EXERCISE DETAILS -> Using the entries below, copy out all lines where "char" is found.

___ DATA TO USE ___

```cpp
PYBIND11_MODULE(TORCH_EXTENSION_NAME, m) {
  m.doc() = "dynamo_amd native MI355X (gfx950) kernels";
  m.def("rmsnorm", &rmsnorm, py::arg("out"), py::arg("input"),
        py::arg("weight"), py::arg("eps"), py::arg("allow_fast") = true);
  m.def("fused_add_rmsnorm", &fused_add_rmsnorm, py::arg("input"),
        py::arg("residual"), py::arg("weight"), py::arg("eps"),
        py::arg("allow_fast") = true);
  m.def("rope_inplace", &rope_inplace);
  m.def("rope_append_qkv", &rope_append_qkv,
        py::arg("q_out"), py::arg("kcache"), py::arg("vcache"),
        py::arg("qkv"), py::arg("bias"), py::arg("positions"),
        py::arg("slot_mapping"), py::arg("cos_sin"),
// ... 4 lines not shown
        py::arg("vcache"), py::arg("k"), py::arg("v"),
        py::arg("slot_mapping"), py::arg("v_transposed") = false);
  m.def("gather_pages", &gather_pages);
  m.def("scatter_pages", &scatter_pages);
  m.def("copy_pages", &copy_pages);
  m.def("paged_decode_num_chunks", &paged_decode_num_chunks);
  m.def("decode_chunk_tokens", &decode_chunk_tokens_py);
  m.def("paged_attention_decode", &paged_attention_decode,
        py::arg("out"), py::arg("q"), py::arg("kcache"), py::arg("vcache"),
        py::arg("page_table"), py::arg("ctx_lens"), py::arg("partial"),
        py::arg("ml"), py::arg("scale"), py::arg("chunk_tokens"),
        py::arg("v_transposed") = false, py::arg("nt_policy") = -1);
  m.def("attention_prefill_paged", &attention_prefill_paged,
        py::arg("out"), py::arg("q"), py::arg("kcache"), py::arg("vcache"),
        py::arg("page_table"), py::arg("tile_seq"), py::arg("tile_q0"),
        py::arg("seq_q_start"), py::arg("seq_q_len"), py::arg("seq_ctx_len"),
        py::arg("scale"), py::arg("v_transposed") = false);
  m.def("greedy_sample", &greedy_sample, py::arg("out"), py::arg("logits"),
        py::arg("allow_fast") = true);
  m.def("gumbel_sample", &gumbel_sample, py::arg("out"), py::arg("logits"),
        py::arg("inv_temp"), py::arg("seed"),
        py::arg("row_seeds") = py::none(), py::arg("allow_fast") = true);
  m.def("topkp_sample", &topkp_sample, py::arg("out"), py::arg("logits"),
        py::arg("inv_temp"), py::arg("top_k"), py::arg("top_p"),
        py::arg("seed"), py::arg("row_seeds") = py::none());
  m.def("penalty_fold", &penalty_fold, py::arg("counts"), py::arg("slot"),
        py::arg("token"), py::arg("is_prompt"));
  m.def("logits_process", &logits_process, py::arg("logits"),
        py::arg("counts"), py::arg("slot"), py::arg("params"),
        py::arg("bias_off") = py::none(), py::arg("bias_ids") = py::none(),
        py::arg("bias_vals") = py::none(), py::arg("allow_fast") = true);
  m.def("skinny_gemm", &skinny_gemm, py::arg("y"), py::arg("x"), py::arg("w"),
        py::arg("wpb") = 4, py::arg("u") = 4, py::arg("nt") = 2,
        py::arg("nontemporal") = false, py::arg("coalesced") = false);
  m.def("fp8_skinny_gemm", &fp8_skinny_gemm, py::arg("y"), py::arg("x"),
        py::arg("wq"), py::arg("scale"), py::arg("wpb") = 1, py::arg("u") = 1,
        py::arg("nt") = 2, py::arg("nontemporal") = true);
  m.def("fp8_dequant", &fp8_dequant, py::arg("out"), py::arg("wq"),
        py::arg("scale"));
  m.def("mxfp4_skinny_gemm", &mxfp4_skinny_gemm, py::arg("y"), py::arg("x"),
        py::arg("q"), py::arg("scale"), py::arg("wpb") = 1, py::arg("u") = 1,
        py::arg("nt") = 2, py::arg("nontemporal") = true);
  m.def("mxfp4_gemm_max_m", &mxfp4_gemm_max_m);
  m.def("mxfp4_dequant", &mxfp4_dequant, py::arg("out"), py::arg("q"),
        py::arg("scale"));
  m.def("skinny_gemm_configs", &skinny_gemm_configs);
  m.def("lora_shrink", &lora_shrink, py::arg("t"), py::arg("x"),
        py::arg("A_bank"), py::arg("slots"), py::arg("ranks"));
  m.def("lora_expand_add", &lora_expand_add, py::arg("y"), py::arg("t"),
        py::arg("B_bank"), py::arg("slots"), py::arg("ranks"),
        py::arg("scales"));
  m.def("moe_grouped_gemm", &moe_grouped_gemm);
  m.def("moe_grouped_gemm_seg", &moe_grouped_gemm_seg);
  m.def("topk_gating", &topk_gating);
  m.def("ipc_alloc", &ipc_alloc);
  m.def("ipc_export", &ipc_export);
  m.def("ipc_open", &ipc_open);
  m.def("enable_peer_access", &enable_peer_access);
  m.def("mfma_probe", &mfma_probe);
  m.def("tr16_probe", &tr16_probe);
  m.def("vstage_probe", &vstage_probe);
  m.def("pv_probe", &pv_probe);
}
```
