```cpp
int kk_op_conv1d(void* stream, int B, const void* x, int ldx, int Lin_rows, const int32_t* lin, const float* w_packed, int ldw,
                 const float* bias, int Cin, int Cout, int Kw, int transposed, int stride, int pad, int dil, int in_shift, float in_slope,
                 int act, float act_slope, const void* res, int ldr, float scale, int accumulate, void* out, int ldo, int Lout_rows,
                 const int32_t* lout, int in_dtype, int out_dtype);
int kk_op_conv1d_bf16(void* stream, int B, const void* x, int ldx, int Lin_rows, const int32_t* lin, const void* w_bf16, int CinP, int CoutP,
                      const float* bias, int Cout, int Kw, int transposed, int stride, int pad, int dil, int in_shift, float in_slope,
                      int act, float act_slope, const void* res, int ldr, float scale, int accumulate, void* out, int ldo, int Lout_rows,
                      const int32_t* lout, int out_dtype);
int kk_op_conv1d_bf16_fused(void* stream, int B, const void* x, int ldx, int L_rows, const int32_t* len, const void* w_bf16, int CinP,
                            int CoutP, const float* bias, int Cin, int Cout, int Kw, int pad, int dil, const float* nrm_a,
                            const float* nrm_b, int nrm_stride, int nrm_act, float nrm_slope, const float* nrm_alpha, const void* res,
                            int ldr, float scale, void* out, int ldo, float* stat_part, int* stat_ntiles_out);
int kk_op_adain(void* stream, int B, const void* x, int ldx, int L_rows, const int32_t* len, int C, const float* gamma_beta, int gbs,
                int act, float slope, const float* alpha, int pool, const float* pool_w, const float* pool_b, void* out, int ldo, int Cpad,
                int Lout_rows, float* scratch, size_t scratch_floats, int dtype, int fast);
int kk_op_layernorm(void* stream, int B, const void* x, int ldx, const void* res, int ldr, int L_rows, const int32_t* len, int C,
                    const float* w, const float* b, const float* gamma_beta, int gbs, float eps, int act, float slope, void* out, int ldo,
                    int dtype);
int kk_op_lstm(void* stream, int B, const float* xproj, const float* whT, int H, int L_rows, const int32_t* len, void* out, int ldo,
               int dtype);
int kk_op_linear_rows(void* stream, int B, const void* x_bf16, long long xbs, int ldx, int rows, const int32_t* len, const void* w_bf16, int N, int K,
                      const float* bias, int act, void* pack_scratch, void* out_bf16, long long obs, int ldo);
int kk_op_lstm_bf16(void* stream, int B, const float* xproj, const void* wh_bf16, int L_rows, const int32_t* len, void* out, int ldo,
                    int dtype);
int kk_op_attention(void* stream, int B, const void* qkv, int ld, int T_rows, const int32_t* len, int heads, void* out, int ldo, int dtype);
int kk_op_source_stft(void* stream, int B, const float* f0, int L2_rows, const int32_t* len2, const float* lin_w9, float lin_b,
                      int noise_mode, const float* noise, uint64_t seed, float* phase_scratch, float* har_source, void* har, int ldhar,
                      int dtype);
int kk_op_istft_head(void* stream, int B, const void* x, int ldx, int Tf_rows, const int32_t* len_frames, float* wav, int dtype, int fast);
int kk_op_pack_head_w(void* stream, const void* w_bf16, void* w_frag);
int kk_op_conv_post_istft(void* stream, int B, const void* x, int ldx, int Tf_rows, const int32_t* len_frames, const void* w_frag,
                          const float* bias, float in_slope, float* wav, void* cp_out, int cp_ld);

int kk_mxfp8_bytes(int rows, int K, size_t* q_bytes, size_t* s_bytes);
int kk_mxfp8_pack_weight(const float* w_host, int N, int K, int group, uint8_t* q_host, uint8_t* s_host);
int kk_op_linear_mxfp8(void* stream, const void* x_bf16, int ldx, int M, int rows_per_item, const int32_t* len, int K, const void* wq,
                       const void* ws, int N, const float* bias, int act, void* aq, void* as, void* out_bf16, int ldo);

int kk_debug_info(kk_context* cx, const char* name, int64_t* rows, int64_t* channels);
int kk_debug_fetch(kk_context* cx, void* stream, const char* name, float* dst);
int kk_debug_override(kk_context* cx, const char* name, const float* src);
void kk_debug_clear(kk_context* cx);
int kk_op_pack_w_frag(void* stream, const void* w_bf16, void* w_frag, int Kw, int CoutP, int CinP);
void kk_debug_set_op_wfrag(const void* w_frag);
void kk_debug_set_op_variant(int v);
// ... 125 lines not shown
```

___

WRITTEN SOLUTION ->
int kk_debug_info(kk_context* cx, const char* name, int64_t* rows, int64_t* channels);
int kk_debug_fetch(kk_context* cx, void* stream, const char* name, float* dst);
int kk_debug_override(kk_context* cx, const char* name, const float* src);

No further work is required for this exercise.